Rethinking R&D has to go beyond simply changing the structure to enhance research and development productivity. We can work on fostering sleeker research teams within our own company, but we don't believe that we have a monopoly on great talent and scientific expertise. In fact we know there are expert research teams outside our company's walls that could greatly contribute to our research and development goals. We have been aggressively increasing our outside collaborations, and we believe that as much of 50% of our drug discoveries could be obtained from outside the company.
One way we've started doing this is to create our own venture capital fund to seek out and invest in innovative start-up companies that are working on some of the disease areas that we are focusing on. While this fund isn't managed by R&D, these early-stage investments give us the chance to watch technologies develop so we have a better sense of hot areas as they mature.
Last year GSK launched a new concept to tap into the highest quality thinking in academia to optimize the early clinical development of new medicines in a model of shared risk and reward. Academic Incubators have been formed in which leading clinicians and scientists at carefully selected academic institutions partner with GSK drug developers to design and conduct experimental studies to investigate the efficacy and safety of novel drugs originating from GSK or from academia.

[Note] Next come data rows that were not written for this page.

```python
class HipBackend(HotPathBackend):

    name = "hip"

    FILTER_MIN_PROTOTYPES = 129
    FILTER_MAX_FEATURES = 43690
    FILTER_MAX_MEAN_CANDIDATES = 320
    FILTER_MIN_QUERY_ROWS = 32768
    SWEEP_COST = {1: 0.35, 2: 1.0, 3: 1.96}
    LIST_COST = 12.5
    PRUNE_PASS_COST = 60.0

    def __init__(self, device: Optional[int] = None, algorithm: str = "auto", _ctx=None):
        self._lib = _native.load()
        if algorithm not in _native.ALGORITHMS:
            raise ValueError("algorithm must be 'auto', 'exact', 'filtered' or 'filtered_hint'")
        self._init_args = (device, algorithm)
        n_dev = _native.device_count()
        if n_dev < 1:
            raise RuntimeError(
                "dbgsom_amd.HipBackend needs a visible AMD GPU (MI355X / gfx950); found "
                f"hipGetDeviceCount()={n_dev}. There is no CPU fallback in the product path.")
        if device is None:
            device = int(os.environ.get("LOCAL_RANK", "0")) % n_dev
        self.device_index = int(device)
        self._ctx = ctypes.c_void_p()
        if _ctx is not None:
            self._ctx = _ctx
        else:
            _native.call("dbgsom_ctx_create", self.device_index, ctypes.byref(self._ctx))
        self._set("algorithm", _native.ALGORITHMS[algorithm])
        self._loaded = _ctx is not None
        self._borrowed = None
        self._hop_key = None
        self._cb = None
        self._cb_error = None
        self._last_M = 0
        self._x_traffic = {k: 0 for k in self._X_TRAFFIC}
        self.filter_log = []
        self.phase_log = None
        if _ctx is not None:
            self._N, self._d = self._get("n_samples"), self._get("features")
            self._x_np_dtype = {_native.F32: np.dtype(np.float32), _native.F64: np.dtype(np.float64),
                                _native.BF16: "bf16"}[self._get("storage")]
        self._install_collective()

    def _set(self, name, value):
        _native.call("dbgsom_ctx_set_option", self._ctx, name.encode(), int(value))

    def _get(self, name) -> int:
        v = ctypes.c_int64(0)
        _native.call("dbgsom_ctx_get_option", self._ctx, name.encode(), ctypes.byref(v))
        return int(v.value)

    def _call(self, fn, *args):
        self._cb_error = None
        try:
            _native.call(fn, *args)
        except _native.DbgsomNativeError:
            if self._cb_error is not None:
                raise self._cb_error
            raise

    algorithm = property(lambda self: {v: k for k, v in _native.ALGORITHMS.items()}[self._get("algorithm")],
                         lambda self, a: self._set("algorithm", _native.ALGORITHMS[a]))
    sweep_planes = property(lambda self: self._get("sweep_planes"),
                            lambda self, v: self._set("sweep_planes", v))
    seed_stride = property(lambda self: self._get("seed_stride"),
                           lambda self, v: self._set("seed_stride", v))
    refine = property(lambda self: self._get("refine"), lambda self, v: self._set("refine", int(v)))
    refined = property(lambda self: bool(self._get("refined")))
    defer = property(lambda self: bool(self._get("defer")), lambda self, v: self._set("defer", int(bool(v))))
    shard_smooth = property(lambda self: self._get("shard_smooth"), lambda self, v: self._set("shard_smooth", int(v)))
    shard_epochs = property(lambda self: self._get("shard_epochs"))
    defer_epochs = property(lambda self: self._get("defer_epochs"))
    csr_densify_below = property(lambda self: self._get("csr_densify_below"),
                                 lambda self, v: self._set("csr_densify_below", int(v)))
    resident_csr = property(lambda self: bool(self._get("resident_csr")))
    planes_cached = property(lambda self: bool(self._get("planes_cached")))
    anchor_seeds = property(lambda self: self._get("anchor_seeds"), lambda self, v: self._set("anchor_seeds", int(v)))
    anchor_builds = property(lambda self: self._get("anchor_builds"))
    anchor_searches = property(lambda self: self._get("anchor_searches"))
    anchor_state = property(lambda self: self._get("anchor_state"))
    padded_features = property(lambda self: self._get("padded_features"))

    @property
    def n_samples(self):
        return self._get("n_samples")

    def _require_loaded(self):
        if not self._loaded:
            raise RuntimeError("HipBackend: call load(X) first")

    def _install_collective(self):
        rank, world = dist_info()
        force = os.environ.get("DBGSOM_FORCE_COLLECTIVE") == "1" and _group_is_up()
        if world == 1 and not force:
            _native.call("dbgsom_ctx_set_collectives", self._ctx, None, None, 0, 1)
            self._cb = None
            return
        import torch
        import torch.distributed as td

        dev = torch.device("cuda", self.device_index)
        on_device = td.get_backend() == "nccl"
        if on_device and os.environ.get("DBGSOM_COLLECTIVE", "rccl") != "callback":
            key = (self.device_index, world, rank)
            comm = _RCCL_COMMS.get(key, "untried")
            if comm == "untried":
                uid, err = ctypes.create_string_buffer(128), None
                if rank == 0:
                    try:
                        _native.call("dbgsom_rccl_unique_id", uid)
                    except Exception as e:
                        err = e
                box = [uid.raw if err is None else None]
                td.broadcast_object_list(box, src=0)
                comm = ctypes.c_void_p()
                if box[0] is not None:
                    try:
                        uid = ctypes.create_string_buffer(box[0], 128)
                        self._get("n_samples")
                        _native.call("dbgsom_rccl_comm_init", uid, world, rank, ctypes.byref(comm))
                    except Exception as e:
                        err, comm = e, ctypes.c_void_p()
                else:
                    err = err or RuntimeError("rank 0 could not make an RCCL id")
                ok = torch.tensor([1 if (err is None and comm.value) else 0], device=dev, dtype=torch.int32)
                td.all_reduce(ok, op=td.ReduceOp.MIN)
                if int(ok.item()) == 1:
                    _RCCL_COMMS[key] = comm
                else:
                    import warnings
                    warnings.warn(f"dbgsom_amd: RCCL inside the library is unavailable ({err}); "
                                  "collectives go through torch.distributed")
                    _RCCL_COMMS[key] = comm = None
            if comm is not None:
                _native.call("dbgsom_ctx_set_rccl", self._ctx, comm)
                self._cb = None
                return
        cache = {}

        def collective(_user, op, ptr, count, stream):
            try:
                ext = cache.get(("stream", stream))
                if ext is None:
                    ext = cache[("stream", stream)] = torch.cuda.ExternalStream(stream, device=dev)
                total = count if op == _native.COLL_ALLREDUCE else count * world
                with torch.cuda.stream(ext):
                    t = cache.get((ptr, total))
                    if t is None:
                        if len(cache) > 16:
                            cache.clear()
                            cache[("stream", stream)] = ext
                        t = cache[(ptr, total)] = torch.as_tensor(_DeviceArray(ptr, total), device=dev)
                    mine = t[rank * count:(rank + 1) * count] if op != _native.COLL_ALLREDUCE else None
                    if on_device:
                        if op == _native.COLL_ALLREDUCE:
                            td.all_reduce(t, op=td.ReduceOp.SUM)
                        elif op == _native.COLL_REDUCE_SCATTER:
                            td.reduce_scatter_tensor(mine, t, op=td.ReduceOp.SUM)
                        else:
                            td.all_gather_into_tensor(t, mine.clone())
# ... 375 lines not shown
                   None if Wn is None else Wn.ctypes.data, chg.ctypes.data, E.ctypes.data, a.ctypes.data,
                   None if win is None else win.ctypes.data, None if dist is None else dist.ctypes.data)
        self._last_M = M
        res = EpochResult(Wn, float(chg[0]), E, a, win, dist, RESIDENT if keep_on_device else None)
        if n_classes > 0:
            res.class_hist = self.class_histogram(None, n_classes, M)
        self._log_epoch()
        return res

    def epoch_masked(self, W, hop, sigma, gamma, want_assignments=False, n_classes=0):
        self._require_loaded()
        if W is RESIDENT:
            raise ValueError("no prototypes stay resident between masked epochs")
        keep, p, M, _ = self._w_arg(W, d=self._d)
        self._topology(hop, M)
        Wn, chg, E, a = np.empty((M, self._d)), np.empty(1), np.empty(M), np.empty(M)
        want = want_assignments or n_classes > 0
        win = np.empty(self._N, dtype=np.int64) if want else None
        dist = np.empty(self._N) if want else None
        self._call("dbgsom_ctx_epoch_masked", self._ctx, p, M, float(gamma), float(sigma), Wn.ctypes.data,
                   chg.ctypes.data, E.ctypes.data, a.ctypes.data, None if win is None else win.ctypes.data,
                   None if dist is None else dist.ctypes.data)
        self._last_M = M
        res = EpochResult(Wn, float(chg[0]), E, a, win if want_assignments else None, dist if want_assignments else None)
        if n_classes > 0:
            res.class_hist = self.class_histogram(win, n_classes, M)
        return res

    def epoch_info(self):
        info = (ctypes.c_double * 8)()
        _native.call("dbgsom_ctx_epoch_info", self._ctx, info)
        return [float(v) for v in info]

    def arm_ms(self):
        ms = (ctypes.c_double * 12)()
        _native.call("dbgsom_ctx_arm_ms", self._ctx, ms)
        return {(i // 4, i % 4): float(v) for i, v in enumerate(ms) if v == v}

    def _log_epoch(self):
        info = self.epoch_info()
        if info[0]:
            self.filter_log.append(("filtered", float(info[1]), int(info[2])))
        elif self.algorithm != "exact":
            self.filter_log.append(("exact", None))
        del self.filter_log[:-64]
        if self.phase_log is not None:
            ms = (ctypes.c_double * 8)()
            _native.call("dbgsom_ctx_phase_ms", self._ctx, ms)
            self.phase_log.append([float(v) for v in ms])

    def update(self, W, hop, sigma, sample_weights, winners, distances, layout="compact"):
        self._require_loaded()
        keep, p, M, _ = self._w_arg(W)
        self._topology(hop, M)
        idx = np.ascontiguousarray(winners, dtype=np.int64)
        kw = np.ascontiguousarray(sample_weights, dtype=np.float64)
        dist = np.ascontiguousarray(distances, dtype=np.float64)
        if not (idx.size == kw.size == dist.size == self._N):
            raise ValueError("one winner / weight / distance per resident sample")
        Wn, chg, E, a = np.empty((M, self._d)), np.empty(1), np.empty(M), np.empty(M)
        self._call("dbgsom_ctx_update", self._ctx, p, M, idx.ctypes.data, kw.ctypes.data,
                   dist.ctypes.data, float(sigma), _native.LAYOUTS[layout], Wn.ctypes.data,
                   chg.ctypes.data, E.ctypes.data, a.ctypes.data)
        self._last_M = M
        return Wn, float(chg[0]), E, a

    def set_hint(self, winners, M):
        idx = np.ascontiguousarray(winners, dtype=np.int64)
        if idx.size != self._N:
            raise ValueError("one seed per resident sample")
        self._call("dbgsom_ctx_set_hint", self._ctx, idx.ctypes.data, int(M))

    def read_sums(self, M):
        out = np.empty(M * (self._d + 3))
        self._call("dbgsom_ctx_read_sums", self._ctx, out.ctypes.data, int(M))
        return out

    def filter_counts(self):
        nb = (self._N + 127) // 128
        out = np.empty(nb, dtype=np.uint32)
        self._call("dbgsom_ctx_filter_counts", self._ctx, out.ctypes.data, nb)
        return out

    def read_anchors(self, aseed=False):
        n = ctypes.c_int64(0)
        self._call("dbgsom_ctx_read_anchors", self._ctx, ctypes.byref(n), None, None, None, None)
        out = {"anchors": np.empty((n.value, self.padded_features)), "anchor_of": np.empty(self._N, dtype=np.int32),
               "order": np.empty(self._N, dtype=np.int32)}
        if aseed:
            out["aseed"] = np.empty(n.value, dtype=np.int32)
        self._call("dbgsom_ctx_read_anchors", self._ctx, None, out["anchors"].ctypes.data, out["anchor_of"].ctypes.data,
                   out["order"].ctypes.data, out["aseed"].ctypes.data if aseed else None)
        return out

    def refine_counts(self):
        out = np.zeros(4, dtype=np.uint64)
        self._call("dbgsom_ctx_refine_counts", self._ctx, out.ctypes.data)
        return [int(v) for v in out]

    def traffic(self):
        keys = ("w_upload_calls", "w_upload_bytes", "w_download_calls", "w_download_bytes",
                "w_row_writes", "w_row_reads")
        return {k: self._get(k) for k in keys}

    _X_TRAFFIC = ("x_upload_bytes", "x_upload_calls", "x_download_bytes")

    def sample_traffic(self):
        return {k: self._x_traffic[k] + (self._get(k) if self._ctx else 0) for k in self._X_TRAFFIC}

    def plane_cost(self, p, mean, M):
        return self.arm_cost(p, mean, M, self._N, self.padded_features)

    @classmethod
    def arm_cost(cls, p, mean, M, N, dp):
        if p == 0:
            launches = 25.0 / (2.8 * (float(max(N, 1)) * dp) / (1.0e6 * 784.0))
            return (cls.PRUNE_PASS_COST + cls.SWEEP_COST[1] * M * 9.0 * M / max(N, 1) + launches
                    + cls.LIST_COST * mean)
        return cls.SWEEP_COST[p] * M + cls.LIST_COST * mean

    def column_moments(self):
        self._require_loaded()
        if isinstance(self._x_np_dtype, str) or self.resident_csr:
            return None
        s1 = np.empty(self._d, dtype=self._x_np_dtype)
        self._call("dbgsom_ctx_column_sums", self._ctx, None, s1.ctypes.data)
        mean = np.ascontiguousarray(np.true_divide(s1, self._N))
        s2 = np.empty_like(s1)
        self._call("dbgsom_ctx_column_sums", self._ctx, mean.ctypes.data, s2.ctypes.data)
        return s1, s2, self._N

    _weighted = False
    _incomplete = False

    def set_sample_weight(self, w):
        self._require_loaded()
        super().set_sample_weight(w)
        if w is None:
            self._call("dbgsom_ctx_set_sample_weight", self._ctx, None, 0)
        else:
            self._call("dbgsom_ctx_set_sample_weight", self._ctx, self._sw.ctypes.data, self._sw.size)
        self._weighted = w is not None

    def weight_total(self) -> float:
        out = np.empty(1)
        self._call("dbgsom_ctx_weight_total", self._ctx, out.ctypes.data)
        return float(out[0])

    def weighted_column_moments(self, total):
        self._require_loaded()
        s1 = np.empty(self._d)
        self._call("dbgsom_ctx_weighted_column_sums", self._ctx, None, s1.ctypes.data)
        mean = np.ascontiguousarray(s1 / total)
        s2 = np.empty(self._d)
        self._call("dbgsom_ctx_weighted_column_sums", self._ctx, mean.ctypes.data, s2.ctypes.data)
        return s1, s2

    def quantization_error(self, W) -> float:
        self._require_loaded()
        if self._incomplete:
            return super().quantization_error(W)
        keep, p, M, rf = self._w_arg(W)
        out = np.empty(2)
        self._call("dbgsom_ctx_quantization_error", self._ctx, p, M, rf, out.ctypes.data)
        return float(out[0] / out[1])

    def topographic_error_count(self, W, coords) -> int:
        self._require_loaded()
        if self._incomplete:
            return super().topographic_error_count(W, coords)
        keep, p, M, rf = self._w_arg(W)
        xy = np.ascontiguousarray(coords, dtype=np.int32)
        if xy.shape != (M, 2):
            raise ValueError("coords must be (M, 2)")
        out = np.empty(1)
        self._call("dbgsom_ctx_topographic_count", self._ctx, p, M, rf, xy.ctypes.data, out.ctypes.data)
        return float(out[0]) if self._weighted else int(round(out[0]))

    def node_statistics(self, W, sigma):
        self._require_loaded()
        if self._incomplete:
            return super().node_statistics(W, sigma)
        keep, p, M, rf = self._w_arg(W)
        hits, dens = np.empty(M), np.empty(M)
        self._call("dbgsom_ctx_node_statistics", self._ctx, p, M, rf, float(sigma), hits.ctypes.data,
                   dens.ctypes.data)
        return hits, dens

    def set_labels(self, y):
        super().set_labels(y)
        if y is None:
            self._call("dbgsom_ctx_set_labels", self._ctx, None, 0)
        else:
            self._call("dbgsom_ctx_set_labels", self._ctx, self._y.ctypes.data, self._y.size)

    def class_histogram(self, winners, n_classes, M):
        if self._incomplete:
            return super().class_histogram(winners, n_classes, M)
        idx = None if winners is None else np.ascontiguousarray(winners, dtype=np.int64)
        if self._weighted:
            hist = np.empty((M, n_classes), dtype=np.float64)
            self._call("dbgsom_ctx_class_histogram_weighted", self._ctx, None if idx is None else idx.ctypes.data,
                       int(n_classes), int(M), hist.ctypes.data)
            return hist
        hist = np.empty((M, n_classes), dtype=np.int64)
        self._call("dbgsom_ctx_class_histogram", self._ctx, None if idx is None else idx.ctypes.data,
                   int(n_classes), int(M), hist.ctypes.data)
        return hist

    def partition(self, W, want_winners=False):
        self._require_loaded()
        keep, p, M, rf = self._w_arg(W)
        counts = np.empty(M, dtype=np.int64)
        win = np.empty(self._N, dtype=np.int64) if want_winners else None
        self._call("dbgsom_ctx_partition", self._ctx, p, M, rf, counts.ctypes.data,
                   None if win is None else win.ctypes.data)
        return counts, win

    def subset(self, neuron):
        child = ctypes.c_void_p()
        self._call("dbgsom_ctx_subset_create", self._ctx, int(neuron), ctypes.byref(child))
        sub = HipBackend(self.device_index, self.algorithm, _ctx=child)
        sub._weighted = self._weighted
        return sub

    _SETTABLE = ("algorithm", "sweep_planes", "seed_stride", "timing", "graph", "refine", "defer",
                 "filter_min_query_rows", "max_mean_candidates", "shard_smooth", "csr_densify_below", "anchor_seeds")

    def release(self):
        if self._ctx:
            opts = {k: self._get(k) for k in self._SETTABLE}
            for k in self._X_TRAFFIC:
                self._x_traffic[k] += self._get(k)
            _native.call("dbgsom_ctx_destroy", self._ctx)
            self._ctx = ctypes.c_void_p()
            _native.call("dbgsom_ctx_create", self.device_index, ctypes.byref(self._ctx))
            for k, v in opts.items():
                self._set(k, v)
            self._install_collective()
        self._loaded = False
        self._borrowed = None
        self._hop_key = None
        self._weighted = False
        self._incomplete = False
        self._sw = None

    def __del__(self):
        try:
            if getattr(self, "_ctx", None):
                self._lib.dbgsom_ctx_destroy(self._ctx)
                self._ctx = None
        except Exception:
            pass
```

Incubator projects are now in place at the University of Cambridge, United Kingdom. Our agreement with these labs gives them access to clinical research and imaging facilities at GSK, while the university bears the cost for some the development of therapeutics for obesity and addictive disorders. If their studies prove successful, GSK will pick up the development costs.
We understand that the major currency of the academic researcher is counted in quality and number of publications, thus we encourage researchers to publish all of their findings at a much earlier stage than ever before.
Another exciting partnership with academia is the 5-year, $25 million–plus collaborative agreement that GSK signed with the Harvard Stem Cell Institute (HSCI) to build a unique alliance in stem cell science. The collaboration will integrate HSCI's world-class stem cell expertise with GSK's pharmaceutical capabilities to drive advances in drug discovery research. This will include, for example, a staff exchange program where HSCI and GSK researchers will spend up to several months in each other's laboratories.
In addition to opening our doors to academics for collaborative projects, our R&D business strategy makes it easier for academic researchers to access tool compounds. These are drugs that GSK has decided not to develop but that can be used in experimental models. These compounds can be used to further basic research in many areas and can be explored for therapeutic purposes that we may have missed.
While the goal of our strategy is to imbue our company with entrepreneurial spirit, we have to wait and watch for aspects we may have missed. We've guided our DPUs as much as we can; now it's time to take off the training wheels and see how well these groups do on their own. It's a big step forward.
These are exciting times. We will maintain the services that only a large pharmaceutical company can provide but have driven further than ever in developing an entrepreneurial atmosphere within the company R&D structure and a new openness to the outstanding research being done outside our walls.
Yvonne Greenstreet is the Senior Vice President and Chief of Strategy for Research and Development at GlaxoSmithKline.